» **TASK DIRECTIONS**
What you return should match the data below exactly, with every entry reproduced.
————
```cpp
int hb_actor_fused_supported(int32_t obs_len, int32_t hidden, int32_t n_actions, int32_t n_atoms);
int hb_actor_fused_sizes(int32_t obs_len, int32_t hidden, int32_t n_actions, int32_t n_atoms, int64_t* w1f_bytes,
                         int64_t* w2f_bytes, int32_t* b2f_floats);
int hb_actor_fused_pack(const void* w1_dev, int32_t w1_ld, const void* b1_dev, const void* w2_dev, int32_t w2_ld,
                        const void* b2_dev, int32_t obs_len, int32_t hidden, int32_t n_actions, int32_t n_atoms, void* w1f_dev,
                        float* b1f_dev, void* w2f_dev, float* b2f_dev, void* stream);
int hb_actor_fused_q(const uint32_t* obs_bits_dev, int64_t n_rows, int32_t obs_len, const void* w1f_dev, const float* b1f_dev,
                     const void* w2f_dev, const float* b2f_dev, const float* support_dev, int32_t hidden, int32_t n_actions,
                     int32_t n_atoms, float* q_dev, void* stream);
int hb_actor_fused_act(const uint32_t* obs_bits_dev, const int8_t* legal_dev, int64_t n_rows, int32_t obs_len, const void* w1f_dev,
                       const float* b1f_dev, const void* w2f_dev, const float* b2f_dev, const float* support_dev, int32_t hidden,
                       int32_t n_actions, int32_t n_atoms, float* q_dev, float epsilon, uint64_t seed, uint64_t draw,
                       int64_t first_game_id, int32_t* actions_dev, void* stream);
int hb_actor_fused_columns(int32_t n_actions, int32_t* phys_of_logit_host);
int hb_actor_fused_pack_dt(const void* w1_dev, int32_t w1_ld, const void* b1_dev, const void* w2_dev, int32_t w2_ld,
                           const void* b2_dev, int32_t obs_len, int32_t hidden, int32_t n_actions, int32_t n_atoms, void* w1f_dev,
                           float* b1f_dev, void* w2f_dev, float* b2f_dev, int32_t dtype, void* stream);
int hb_actor_fused_pack_thin(const void* w1_dev, int32_t w1_ld, const void* b1_dev, const void* w2_dev, int32_t w2_ld,
                             const void* b2_dev, int32_t obs_len, int32_t hidden, int32_t n_actions, int32_t n_atoms,
                             void* w1f_dev, float* b1f_dev, void* w2f_dev, float* b2f_dev, void* w1t_dev, int32_t w1t_ld,
                             void* w2t_dev, int32_t w2t_ld, int32_t dtype, void* stream);
int hb_actor_fused_q_dt(const uint32_t* obs_bits_dev, int64_t n_rows, int32_t obs_len, const void* w1f_dev, const float* b1f_dev,
                        const void* w2f_dev, const float* b2f_dev, const float* support_dev, int32_t hidden, int32_t n_actions,
                        int32_t n_atoms, float* q_dev, int32_t dtype, void* stream);
int hb_actor_fused_act_dt(const uint32_t* obs_bits_dev, const int8_t* legal_dev, int64_t n_rows, int32_t obs_len,
                          const void* w1f_dev, const float* b1f_dev, const void* w2f_dev, const float* b2f_dev,
                          const float* support_dev, int32_t hidden, int32_t n_actions, int32_t n_atoms, float* q_dev, float epsilon,
                          uint64_t seed, uint64_t draw, int64_t first_game_id, int32_t* actions_dev, int32_t dtype, void* stream);

int hb_eval_counters(const hb_config* cfg);
int hb_eval_tally(const hb_config* cfg, int64_t n_games, int32_t seat, int32_t turn, const int32_t* actions_dev,
                  const float* reward_dev, const int8_t* terminal_dev, const int8_t* score_dev, uint8_t* done_dev,
                  int8_t* final_score_dev, int16_t* length_dev, int64_t* counters_dev, void* stream);

enum {
  HB_CMD_WAIT_EVENT = 1,
  HB_CMD_RECORD_EVENT = 2,
  HB_CMD_REPLAY_INSERT = 3,
  HB_CMD_ACTOR_FUSED_ACT = 4,
  HB_CMD_ENV_STEP_PACKED = 5,
  HB_CMD_TREE_FILL_RANGE = 6,
  HB_CMD_PER_SAMPLE_GATHER = 7,
  HB_CMD_GRAPH_LAUNCH = 8,
  HB_CMD_PER_UPDATE = 9,
  HB_CMD_ACTOR_FUSED_PACK = 10,
  HB_CMD_ACTOR_PACK_WEIGHTS = 11
};
typedef struct hb_cmd {
  int32_t op, var, fvar, cond;
  void* stream;
  void* p[16];
  int64_t i[10];
  double f[2];
} hb_cmd;
int hb_chain_run(const hb_cmd* cmds, int32_t count, const int64_t* vars_i, const double* vars_f);

#ifdef __cplusplus
}
#endif
#endif
```

Baseline: 300.2 million.

## Fuse env step into actor kernel tail and run Adam early in update graph

Adds a combined actor+env kernel. After action selection, each block keeps its picked actions in LDS and its first waves run the env step for those games directly, so there is no separate env-step launch and the actions are not read back from global memory. The env kernel body is factored into a reusable wave-level step, and the env args are read from the kernarg segment. The self-play chain uses the fused command when the config is supported, and optionally moves the Adam update into the first update graph. The risk is that reads of obs/legal and the in-place env writes now race within a single kernel, and the fused kernel's larger register/LDS footprint may lower occupancy.

```diff
diff --git a/hanabi-agents_amd/csrc/actor_fused.hip b/hanabi-agents_amd/csrc/actor_fused.hip
--- a/hanabi-agents_amd/csrc/actor_fused.hip
+++ b/hanabi-agents_amd/csrc/actor_fused.hip
@@ -3,6 +3,7 @@
 #include <hip/hip_fp16.h>
 
 #include <cstdint>
+#include <type_traits>
 
 #include "../../include/hanabi_hip.h"
 #include "common.hpp"
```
————
» **ANSWER**
```cpp
int hb_actor_fused_supported(int32_t obs_len, int32_t hidden, int32_t n_actions, int32_t n_atoms);
int hb_actor_fused_sizes(int32_t obs_len, int32_t hidden, int32_t n_actions, int32_t n_atoms, int64_t* w1f_bytes,
                         int64_t* w2f_bytes, int32_t* b2f_floats);
int hb_actor_fused_pack(const void* w1_dev, int32_t w1_ld, const void* b1_dev, const void* w2_dev, int32_t w2_ld,
                        const void* b2_dev, int32_t obs_len, int32_t hidden, int32_t n_actions, int32_t n_atoms, void* w1f_dev,
                        float* b1f_dev, void* w2f_dev, float* b2f_dev, void* stream);
int hb_actor_fused_q(const uint32_t* obs_bits_dev, int64_t n_rows, int32_t obs_len, const void* w1f_dev, const float* b1f_dev,
                     const void* w2f_dev, const float* b2f_dev, const float* support_dev, int32_t hidden, int32_t n_actions,
                     int32_t n_atoms, float* q_dev, void* stream);
int hb_actor_fused_act(const uint32_t* obs_bits_dev, const int8_t* legal_dev, int64_t n_rows, int32_t obs_len, const void* w1f_dev,
                       const float* b1f_dev, const void* w2f_dev, const float* b2f_dev, const float* support_dev, int32_t hidden,
                       int32_t n_actions, int32_t n_atoms, float* q_dev, float epsilon, uint64_t seed, uint64_t draw,
                       int64_t first_game_id, int32_t* actions_dev, void* stream);
int hb_actor_fused_columns(int32_t n_actions, int32_t* phys_of_logit_host);
int hb_actor_fused_pack_dt(const void* w1_dev, int32_t w1_ld, const void* b1_dev, const void* w2_dev, int32_t w2_ld,
                           const void* b2_dev, int32_t obs_len, int32_t hidden, int32_t n_actions, int32_t n_atoms, void* w1f_dev,
                           float* b1f_dev, void* w2f_dev, float* b2f_dev, int32_t dtype, void* stream);
int hb_actor_fused_pack_thin(const void* w1_dev, int32_t w1_ld, const void* b1_dev, const void* w2_dev, int32_t w2_ld,
                             const void* b2_dev, int32_t obs_len, int32_t hidden, int32_t n_actions, int32_t n_atoms,
                             void* w1f_dev, float* b1f_dev, void* w2f_dev, float* b2f_dev, void* w1t_dev, int32_t w1t_ld,
                             void* w2t_dev, int32_t w2t_ld, int32_t dtype, void* stream);
int hb_actor_fused_q_dt(const uint32_t* obs_bits_dev, int64_t n_rows, int32_t obs_len, const void* w1f_dev, const float* b1f_dev,
                        const void* w2f_dev, const float* b2f_dev, const float* support_dev, int32_t hidden, int32_t n_actions,
                        int32_t n_atoms, float* q_dev, int32_t dtype, void* stream);
int hb_actor_fused_act_dt(const uint32_t* obs_bits_dev, const int8_t* legal_dev, int64_t n_rows, int32_t obs_len,
                          const void* w1f_dev, const float* b1f_dev, const void* w2f_dev, const float* b2f_dev,
                          const float* support_dev, int32_t hidden, int32_t n_actions, int32_t n_atoms, float* q_dev, float epsilon,
                          uint64_t seed, uint64_t draw, int64_t first_game_id, int32_t* actions_dev, int32_t dtype, void* stream);

int hb_eval_counters(const hb_config* cfg);
int hb_eval_tally(const hb_config* cfg, int64_t n_games, int32_t seat, int32_t turn, const int32_t* actions_dev,
                  const float* reward_dev, const int8_t* terminal_dev, const int8_t* score_dev, uint8_t* done_dev,
                  int8_t* final_score_dev, int16_t* length_dev, int64_t* counters_dev, void* stream);

enum {
  HB_CMD_WAIT_EVENT = 1,
  HB_CMD_RECORD_EVENT = 2,
  HB_CMD_REPLAY_INSERT = 3,
  HB_CMD_ACTOR_FUSED_ACT = 4,
  HB_CMD_ENV_STEP_PACKED = 5,
  HB_CMD_TREE_FILL_RANGE = 6,
  HB_CMD_PER_SAMPLE_GATHER = 7,
  HB_CMD_GRAPH_LAUNCH = 8,
  HB_CMD_PER_UPDATE = 9,
  HB_CMD_ACTOR_FUSED_PACK = 10,
  HB_CMD_ACTOR_PACK_WEIGHTS = 11
};
typedef struct hb_cmd {
  int32_t op, var, fvar, cond;
  void* stream;
  void* p[16];
  int64_t i[10];
  double f[2];
} hb_cmd;
int hb_chain_run(const hb_cmd* cmds, int32_t count, const int64_t* vars_i, const double* vars_f);

#ifdef __cplusplus
}
#endif
#endif
```

Baseline: 300.2 million.

## Fuse env step into actor kernel tail and run Adam early in update graph

Adds a combined actor+env kernel. After action selection, each block keeps its picked actions in LDS and its first waves run the env step for those games directly, so there is no separate env-step launch and the actions are not read back from global memory. The env kernel body is factored into a reusable wave-level step, and the env args are read from the kernarg segment. The self-play chain uses the fused command when the config is supported, and optionally moves the Adam update into the first update graph. The risk is that reads of obs/legal and the in-place env writes now race within a single kernel, and the fused kernel's larger register/LDS footprint may lower occupancy.

```diff
diff --git a/hanabi-agents_amd/csrc/actor_fused.hip b/hanabi-agents_amd/csrc/actor_fused.hip
--- a/hanabi-agents_amd/csrc/actor_fused.hip
+++ b/hanabi-agents_amd/csrc/actor_fused.hip
@@ -3,6 +3,7 @@
 #include <hip/hip_fp16.h>
 
 #include <cstdint>
+#include <type_traits>
 
 #include "../../include/hanabi_hip.h"
 #include "common.hpp"
```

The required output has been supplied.